改善されていない湘南の悪癖

筆者にとって気がかりだったのは、2023シーズンにも浮き彫りになったビルドアップ時の選手配置の悪さを、湘南が改善できていないことだ。

先日のG大阪戦と同じく、湘南の攻撃配置の悪さが顕著だったのが昨季のJ1リーグ第19節(横浜F・マリノス戦)。この試合の2失点目で、当時左ウイングバックを務めていたMF中野嘉大(現横浜FC)が自陣後方タッチライン際でボールを保持したことで、横浜FMのDF松原健のプレスをもろに浴びてしまっている。縦へのパスコースを塞がれた中野は味方GKソンへのバックパスを選んだものの、この時点で横浜FM陣営にパスコースを消されており、湘南のビルドアップは窮屈に。GKソンは味方DF杉岡大暉にボールを渡そうとしたが、この横パスを相手FWヤン・マテウスに奪われ、FWアンデルソン・ロペスのゴールに繋げられてしまった。

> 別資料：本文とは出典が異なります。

diff --git a/pymgrid_amd/csrc/mgx_kernels.hpp b/pymgrid_amd/csrc/mgx_kernels.hpp
--- a/pymgrid_amd/csrc/mgx_kernels.hpp
+++ b/pymgrid_amd/csrc/mgx_kernels.hpp
@@ -14,6 +14,9 @@
 #endif
 #ifndef MGX_RING_RICH
 #define MGX_RING_RICH 16
+#endif
+#ifndef MGX_RING_WHOLE
+#define MGX_RING_WHOLE 16
 #endif
 #ifndef MGX_BLOCK_K
 #define MGX_BLOCK_K 256
@@ -272,9 +275,14 @@
 #ifndef MGX_FACT_ROWS
 #define MGX_FACT_ROWS 128
 #endif
-constexpr int FACT_ROWS = MGX_FACT_ROWS;
-
-template <int F>
+template <int U>
+constexpr int fact_rows()
+{
+    static_assert(U >= 1 && U <= MGX_FACT_ROWS, "ring depth out of range");
+    return MGX_FACT_ROWS / U * U;
+}
+
+template <int F, int ROWS>
 __device__ __forceinline__ void stage_base_rows(const mgx_columns &c, int64_t row0, int32_t n, double *lds, int nthreads)
 {
     const int32_t cnt = n * PP;
@@ -282,21 +290,21 @@
     const double *__restrict__ bp = c.base_pv + row0 * PP;
     for (int32_t j = threadIdx.x; j < cnt; j += nthreads) {
         lds[j] = bl[j];
-        lds[FACT_ROWS * PP + j] = bp[j];
-        if constexpr (F & F_GRID) lds[2 * FACT_ROWS * PP + j] = c.base_co2[row0 * PP + j];
+        lds[ROWS * PP + j] = bp[j];
+        if constexpr (F & F_GRID) lds[2 * ROWS * PP + j] = c.base_co2[row0 * PP + j];
     }
 }
 
 struct BaseVals { double load, pv, co2; };
 
-template <int F>
+template <int F, int ROWS>
 __device__ __forceinline__ BaseVals read_base_row(const double *lds, int32_t r, const GridFactors &f)
 {
     BaseVals b;
     b.load = lds[r * PP + f.lp];
-    b.pv = lds[FACT_ROWS * PP + r * PP + f.pp];
+    b.pv = lds[ROWS * PP + r * PP + f.pp];
     b.co2 = 0.0;
-    if constexpr (F & F_GRID) b.co2 = lds[2 * FACT_ROWS * PP + r * PP + f.cp];
+    if constexpr (F & F_GRID) b.co2 = lds[2 * ROWS * PP + r * PP + f.cp];
     return b;
 }
 
@@ -360,10 +368,19 @@
     }
 }
 
-template <int F, int U, typename AT, bool RICH, bool FACT>
-__global__ __launch_bounds__(BLOCK_K) void step_k_kernel(const KArgs a, const AT *__restrict__ actions, int32_t t0,
+template <typename T>
+struct WholeGroups {};
+template <typename ATAG>
+struct StepKActions { using type = ATAG; static constexpr bool whole = false; };
+template <typename T>
+struct StepKActions<WholeGroups<T>> { using type = T; static constexpr bool whole = true; };
+
+template <int F, int U, typename ATAG, bool RICH, bool FACT>
+__global__ __launch_bounds__(BLOCK_K) void step_k_kernel(const KArgs a, const typename StepKActions<ATAG>::type *__restrict__ actions, int32_t t0,
                                                          int32_t K, int normalized, const FusedOut out_rt, int32_t gpb)
 {
+    using AT = typename StepKActions<ATAG>::type;
+    constexpr bool WHOLE = StepKActions<ATAG>::whole;
     FusedOut out = out_rt;
     if constexpr (!RICH) { out.log = nullptr; out.status_trace = nullptr; }
     const int32_t K_launch = K;
@@ -425,7 +442,10 @@
         ret += r;
     };
     auto specialised = [&](auto fn) __attribute__((always_inline)) {
-        if constexpr ((F & F_GENSET) != 0) {
+        if constexpr (WHOLE) {
+            if constexpr ((F & F_GENSET) != 0) { if (gen_instant) fn(std::true_type{}, std::true_type{}); else fn(std::false_type{}, std::true_type{}); }
+            else fn(std::false_type{}, std::true_type{});
+        } else if constexpr ((F & F_GENSET) != 0) {
             if (gen_instant) { if (hot) fn(std::true_type{}, std::true_type{}); else fn(std::true_type{}, std::false_type{}); }
             else { if (hot) fn(std::false_type{}, std::true_type{}); else fn(std::false_type{}, std::false_type{}); }
         } else {
@@ -434,6 +454,7 @@
     };
 
     if constexpr (FACT) {
+        constexpr int FACT_ROWS = fact_rows<U>();
         __shared__ double base_lds[((F & F_GRID) ? 3 : 2) * FACT_ROWS * PP];
         static_assert(FACT_ROWS % U == 0, "ring slots are addressed by k % U across LDS chunks");
         GridFactors f;
@@ -446,11 +467,44 @@
             if constexpr (F & F_GRID) outage_init(a.c, N, i, a.T, t0, ow);
 #pragma unroll
             for (int u = 0; u < U; u++)
-                if (u < K) load_actions_at<F>(actions + (int64_t)u * N * A_DIM, i32, ring[u]);
+                if (WHOLE || u < K) load_actions_at<F>(actions + (int64_t)u * N * A_DIM, i32, ring[u]);
         }
         int64_t off = i;
+        static_assert(!WHOLE || (FACT && !RICH), "the unguarded form exists for the lean factorised loop");
         auto run_chunk = [&](auto gi_tag, auto hot_tag, int32_t kb, int32_t n) __attribute__((always_inline)) {
-            BaseVals nb = read_base_row<F>(base_lds, 0, f);
+            BaseVals nb = read_base_row<F, FACT_ROWS>(base_lds, 0, f);
+            if constexpr (WHOLE) {
+                auto run_group = [&](auto refill_tag, int32_t k0) __attribute__((always_inline)) {
+#pragma unroll
+                    for (int u = 0; u < U; u++) {
+                        const int32_t k = k0 + u;
+                        const RawActions<AT> ra = ring[u];
+                        Inputs in;
+                        if constexpr (F & F_GENSET) { in.a_goal = (double)ra.a_goal; in.a_gen = (double)ra.a_gen; }
+                        if constexpr (F & F_BATTERY) in.a_bat = (double)ra.a_bat;
+                        in.load = fact_load(nb.load, f.lr);
+                        in.pv = fact_pv(nb.pv, f.pr);
+                        if constexpr (F & F_GRID) {
+                            in.a_grid = (double)ra.a_grid;
+                            in.g_pimp = tariff_price((int32_t)f.pat, t0 + k); in.g_pexp = 0.0;
+                            in.g_co2 = nb.co2;
+                            in.g_stat = outage_status(a.c, N, i, a.T, t0 + k, k == 0, ow);
+                        }
+                        int32_t rn = k + 1 - kb;
+                        if (u == U - 1 && rn == n) rn = n - 1;
+                        nb = read_base_row<F, FACT_ROWS>(base_lds, rn, f);
+                        consume(gi_tag, hot_tag, in, k, off);
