diff --git a/wass_amd/_lib.py b/wass_amd/_lib.py
--- a/wass_amd/_lib.py
+++ b/wass_amd/_lib.py
@@ -145,6 +145,8 @@
     "wass_mesh_refinement_inliers": (_i, [_vp, _vp, C.POINTER(RefineParams), _i, C.POINTER(C.POINTER(C.c_double)), C.POINTER(C.c_uint64)]),
     "wass_mesh_remove_outliers": (_i, [_vp, _vp, C.c_double, C.POINTER(C.c_double), C.POINTER(C.c_uint64),
                                        C.POINTER(C.c_uint64)]),
+    "wass_mesh_remove_outliers_ex": (_i, [_vp, _vp, C.c_double, C.c_uint, C.POINTER(C.c_double), C.POINTER(C.c_uint64),
+                                          C.POINTER(C.c_uint64), C.POINTER(C.c_int)]),
     "wass_mesh_fit_plane": (_i, [_vp, _vp, _vp, _i, C.c_double, C.POINTER(RefineParams), C.c_double,
                                  C.POINTER(PlaneResult)]),
     "wass_RT_from_plane": (None, [C.POINTER(C.c_double)] * 5),
diff --git a/wass_amd/csrc/mesh.hip b/wass_amd/csrc/mesh.hip
--- a/wass_amd/csrc/mesh.hip
+++ b/wass_amd/csrc/mesh.hip
@@ -350,54 +350,39 @@
     unsigned long long ntri;
     unsigned int ninl_sel, inl_text_bad;
     unsigned long long inl_text_bytes;
+    unsigned int sel_ticket, list_over, list_done, pad2;
 };
 
 constexpr int GAP_HIST_COPIES = 4;
 constexpr int GAP_BITS = 11, GAP_BINS = 1 << GAP_BITS, GAP_PASSES = 6;
-__global__ void __launch_bounds__(256) k_gap_hist(const uint8_t* __restrict__ valid, const double* __restrict__ Z, int w, int h,
-                                                  int shift, unsigned int mask, const DevState* __restrict__ ds,
-                                                  unsigned int* __restrict__ hist)
-{
-    __shared__ unsigned int lh[GAP_BINS];
-    for (int i = threadIdx.x; i < GAP_BINS; i += 256) lh[i] = 0;
+constexpr int GAP_LIST_PASS = 2;
+constexpr unsigned int GAP_LIST_SEG_CAP = 1024;
+
+__device__ __forceinline__ void gap_pass_end(unsigned int* lh, unsigned long long* tot, unsigned int* last, unsigned int* __restrict__ hist,
+                                             unsigned int copy, unsigned int nwg, int pass, int shift, int nbits, double percentile,
+                                             bool closes_list, DevState* ds)
+{
     __syncthreads();
-    const int hi_shift = ds->sel_hi_shift;
-    const unsigned long long prefix = ds->sel_prefix;
-    const int j = blockIdx.x * 256 + threadIdx.x;
-    if (j >= 1 && j < w - 1)
-        for (int i = 1 + blockIdx.y; i < h; i += gridDim.y) {
-            const size_t c = (size_t)i * w + j, up = c - w;
-            const uint8_t vc = valid[c], v0 = valid[up - 1], v1 = valid[up], v2 = valid[up + 1];
-            const double z = Z[c], z0 = Z[up - 1], z1 = Z[up], z2 = Z[up + 1];
-            if (!vc) continue;
-            const double zn[3] = { z0, z1, z2 };
-            const uint8_t vn[3] = { v0, v1, v2 };
-#pragma unroll
-            for (int k = 0; k < 3; ++k) {
-                if (!vn[k]) continue;
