template <typename K, bool IOTA, typename DIGIT>
__device__ __forceinline__ void scatter_chunk(const K* __restrict__ keys_in, const u32* __restrict__ vals_in, K* __restrict__ keys_out,
                                              u32* __restrict__ vals_out, const SegChunk& ck, const DIGIT digit,
                                              const u32* __restrict__ offsets , ScatterShared& sh, K* skey)
{
    const u32 n = ck.n;
    const u64 block_base = (u64)ck.c * F3DG_SORT_CHUNK;
    const u32 in_block = (u32)((n - block_base) < (u64)F3DG_SORT_CHUNK ? (n - block_base) : (u64)F3DG_SORT_CHUNK);
    const int lane = threadIdx.x & 63, wave = threadIdx.x >> 6;
#pragma unroll
    for (int w = 0; w < F3DG_BLOCK / 64; w++) sh.cnt[w][threadIdx.x] = 0;
    __syncthreads();

    const u64 wave_base = block_base + (u64)wave * (64 * F3DG_SORT_ITEMS);
    u32 key[F3DG_SORT_ITEMS];
    u32 val[F3DG_SORT_ITEMS];
    u32 rank[F3DG_SORT_ITEMS];
    const u64 lane_lt = ((u64)1 << lane) - 1;
#pragma unroll
    for (int r = 0; r < F3DG_SORT_ITEMS; r++) {
        const u64 i = wave_base + (u64)r * 64 + lane;
        const bool valid = i < n;
        key[r] = valid ? (u32)keys_in[ck.seg_base + i] : 0u;
        val[r] = IOTA ? (u32)i : (valid ? vals_in[ck.seg_base + i] : 0u);
    }
#pragma unroll
    for (int r = 0; r < F3DG_SORT_ITEMS; r++) {
        const u64 i = wave_base + (u64)r * 64 + lane;
        const bool valid = i < n;
        const u32 d = digit(key[r]);
        u64 diff = 0;
#pragma unroll
        for (int b = 0; b < 8; b++) {
            const u32 own = (u32)((int)(d << (31 - b)) >> 31);
            const u64 bal = __ballot(own != 0u);
            diff |= bal ^ (((u64)own << 32) | own);
        }
        const u64 same = __ballot(valid) & ~diff;
        const u32 below = (u32)__popcll(same & lane_lt);
        const u32 prev = sh.cnt[wave][d];
        rank[r] = prev + below;
        __builtin_amdgcn_wave_barrier();
        if (valid && below == 0) sh.cnt[wave][d] = prev + (u32)__popcll(same);
        __builtin_amdgcn_wave_barrier();
    }
    __syncthreads();
    {
        const u32 d = threadIdx.x;
        const u32 c0 = sh.cnt[0][d], c1 = sh.cnt[1][d], c2 = sh.cnt[2][d], c3 = sh.cnt[3][d];
        const u32 tot = c0 + c1 + c2 + c3;
        const u32 excl = block_scan_exclusive<F3DG_BLOCK / 64>(tot, sh.wtot);
        sh.lbase[d] = excl;
        sh.gdelta[d] = offsets[ck.obase + (u64)d * ck.cps + ck.c] - excl;
        sh.cnt[0][d] = excl;
        sh.cnt[1][d] = excl + c0;
        sh.cnt[2][d] = excl + c0 + c1;
        sh.cnt[3][d] = excl + c0 + c1 + c2;
    }
    __syncthreads();
#pragma unroll
    for (int r = 0; r < F3DG_SORT_ITEMS; r++) {
        const u64 i = wave_base + (u64)r * 64 + lane;
        if (i < n) {
            const u32 d = digit(key[r]);
            const u32 slot = sh.cnt[wave][d] + rank[r];
            skey[slot] = (K)key[r];
            sh.sval[slot] = val[r];
        }
    }
    __syncthreads();
    for (u32 slot = threadIdx.x; slot < in_block; slot += F3DG_BLOCK) {
        const K k = skey[slot];
        const u32 d = digit((u32)k);
        const u32 pos = sh.gdelta[d] + slot;
        if (keys_out) keys_out[pos] = k;
        vals_out[pos] = sh.sval[slot];
    }
}

__device__ __forceinline__ SegChunk fixed_chunk(u32 seg_len, u32 cps)
{
    u32 seg, c;
    f3dg_xcd_map(blockIdx.x, gridDim.x / cps, cps, seg, c);
    SegChunk ck;
    ck.seg_base = (u64)seg * seg_len; ck.obase = (u64)seg * 256u * cps; ck.n = seg_len; ck.cps = cps; ck.c = c; ck.seg = seg;
    return ck;
}

__device__ __forceinline__ bool gsort_compact(const u32* __restrict__ minmax, u32 view, u32& kbase)
{
    const u32 kmin = minmax[2 * view], kmax = minmax[2 * view + 1];
    kbase = kmin & 0xFFFF0000u;
    return kmin <= kmax && ((kmax - kbase) >> 24) == 0u;
}

template <int PASS>
__global__ void __launch_bounds__(F3DG_BLOCK)
gsort_hist_kernel(const u32* __restrict__ keys, u32 seg_len, u32 cps, u32* __restrict__ hist, const u32* __restrict__ minmax,
                  u32* __restrict__ chunk_minmax, int standin )
{
    __shared__ u32 h[F3DG_BLOCK / 64][256];
    const SegChunk ck = fixed_chunk(seg_len, cps);
    if constexpr (PASS == 0) {
        hist_chunk<u32, ShiftDigit>(keys, ck, ShiftDigit{0}, hist, h);
    } else if constexpr (PASS == 1) {
        hist_chunk<u32, ShiftDigit, true>(keys, ck, ShiftDigit{8}, hist, h, chunk_minmax + 2 * ((size_t)ck.seg * cps + ck.c));
    } else {
        u32 kbase;
        const bool compact = gsort_compact(minmax, ck.seg, kbase);
        if (!compact) {
            hist_chunk<u32, ShiftDigit>(keys, ck, ShiftDigit{8 * PASS}, hist, h);
        } else if constexpr (PASS == 2) {
            hist_chunk<u32, CompactDigit>(keys, ck, CompactDigit{kbase}, hist, h);
        } else if (standin) {
            const u64 base = (u64)ck.c * F3DG_SORT_CHUNK;
            const u32 in_chunk = (u32)((ck.n - base) < (u64)F3DG_SORT_CHUNK ? (ck.n - base) : (u64)F3DG_SORT_CHUNK);
            hist[ck.obase + (u64)threadIdx.x * ck.cps + ck.c] = threadIdx.x == 0 ? in_chunk : 0u;
        }
    }
}

__global__ void __launch_bounds__(1024)
gsort_scan_kernel(u32 n_per_seg , u32 seg_len, u32* __restrict__ hist, const u32* __restrict__ skip_compact )
{
    __shared__ u32 wtot[16];
    u32 kbase;
    if (skip_compact && gsort_compact(skip_compact, blockIdx.x, kbase)) return;
    scan_array_in_place<16, 4, u32>(hist + (size_t)blockIdx.x * n_per_seg, n_per_seg, blockIdx.x * seg_len, wtot);
}

__global__ void __launch_bounds__(64)
gsort_range_kernel(u32 cps, const u32* __restrict__ chunk_minmax, u32* __restrict__ minmax)
{
    u32 kmin = 0xFFFFFFFFu, kmax = 0u;
    for (u32 c = threadIdx.x; c < cps; c += 64) {
        const u32 a = chunk_minmax[2 * ((size_t)blockIdx.x * cps + c)], b = chunk_minmax[2 * ((size_t)blockIdx.x * cps + c) + 1];
        kmin = a < kmin ? a : kmin; kmax = b > kmax ? b : kmax;
    }
#pragma unroll
    for (int off = 32; off > 0; off >>= 1) {
        const u32 a = __shfl_down(kmin, off, 64), b = __shfl_down(kmax, off, 64);
        kmin = a < kmin ? a : kmin; kmax = b > kmax ? b : kmax;
    }
    if (threadIdx.x == 0) { minmax[2 * blockIdx.x] = kmin; minmax[2 * blockIdx.x + 1] = kmax; }
}

template <int PASS>
__global__ void __launch_bounds__(F3DG_BLOCK)
gsort_scatter_kernel(const u32* __restrict__ keys_in, const u32* __restrict__ vals_in, u32* __restrict__ keys_out,
                     u32* __restrict__ vals_out, u32 seg_len, u32 cps, const u32* __restrict__ offsets, const u32* __restrict__ minmax)
{
    __shared__ ScatterShared sh;
    __shared__ u32 skey[F3DG_SORT_CHUNK];
    const SegChunk ck = fixed_chunk(seg_len, cps);
    if constexpr (PASS == 0) {
        scatter_chunk<u32, true, ShiftDigit>(keys_in, vals_in, keys_out, vals_out, ck, ShiftDigit{0}, offsets, sh, skey);
    } else if constexpr (PASS == 1) {
        scatter_chunk<u32, false, ShiftDigit>(keys_in, vals_in, keys_out, vals_out, ck, ShiftDigit{8}, offsets, sh, skey);
    } else {
        u32 kbase;
        const bool compact = gsort_compact(minmax, ck.seg, kbase);
        if (!compact)
            scatter_chunk<u32, false, ShiftDigit>(keys_in, vals_in, PASS == 3 ? (u32*)nullptr : keys_out, vals_out, ck, ShiftDigit{8 * PASS}, offsets, sh, skey);
        else if constexpr (PASS == 2)
            scatter_chunk<u32, false, CompactDigit>(keys_in, vals_in, (u32*)nullptr, vals_out, ck, CompactDigit{kbase}, offsets, sh, skey);
    }
}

この日センターバックを務めた杉岡とウイングバックの中野が、ビルドアップ時にタッチライン際で共存してしまったことも、横浜FMのハイプレスの餌食となった原因と言える。攻撃配置の悪さが昨季の低迷の原因となったにも関わらず、先日のG大阪戦ではこの点に関する改善がほぼ見られず。昨季の横浜FM戦と同じようなミスで失点してしまった。この点を厳粛に受け止め、設計が甘すぎるビルドアップの改善に乗り出さなければ、J2リーグへの降格が現実味を帯びてしまうだろう。

鈴木雄斗 写真:Getty Images

後半の追撃も及ばず

幸いなことに、今回のG大阪戦ではDF岡本拓也と杉岡の両ウイングバックが自陣後方へ降りてビルドアップに関わるケースが少なかったため、湘南のサイド攻撃は分厚いものに。鈴木淳之介をはじめとするセンターバック陣の攻め上がりも旺盛で、ホームチームはサイドからいくつかチャンスを作ったが、ラストパスやクロスの精度が足りず。同点ゴールには至らなかった。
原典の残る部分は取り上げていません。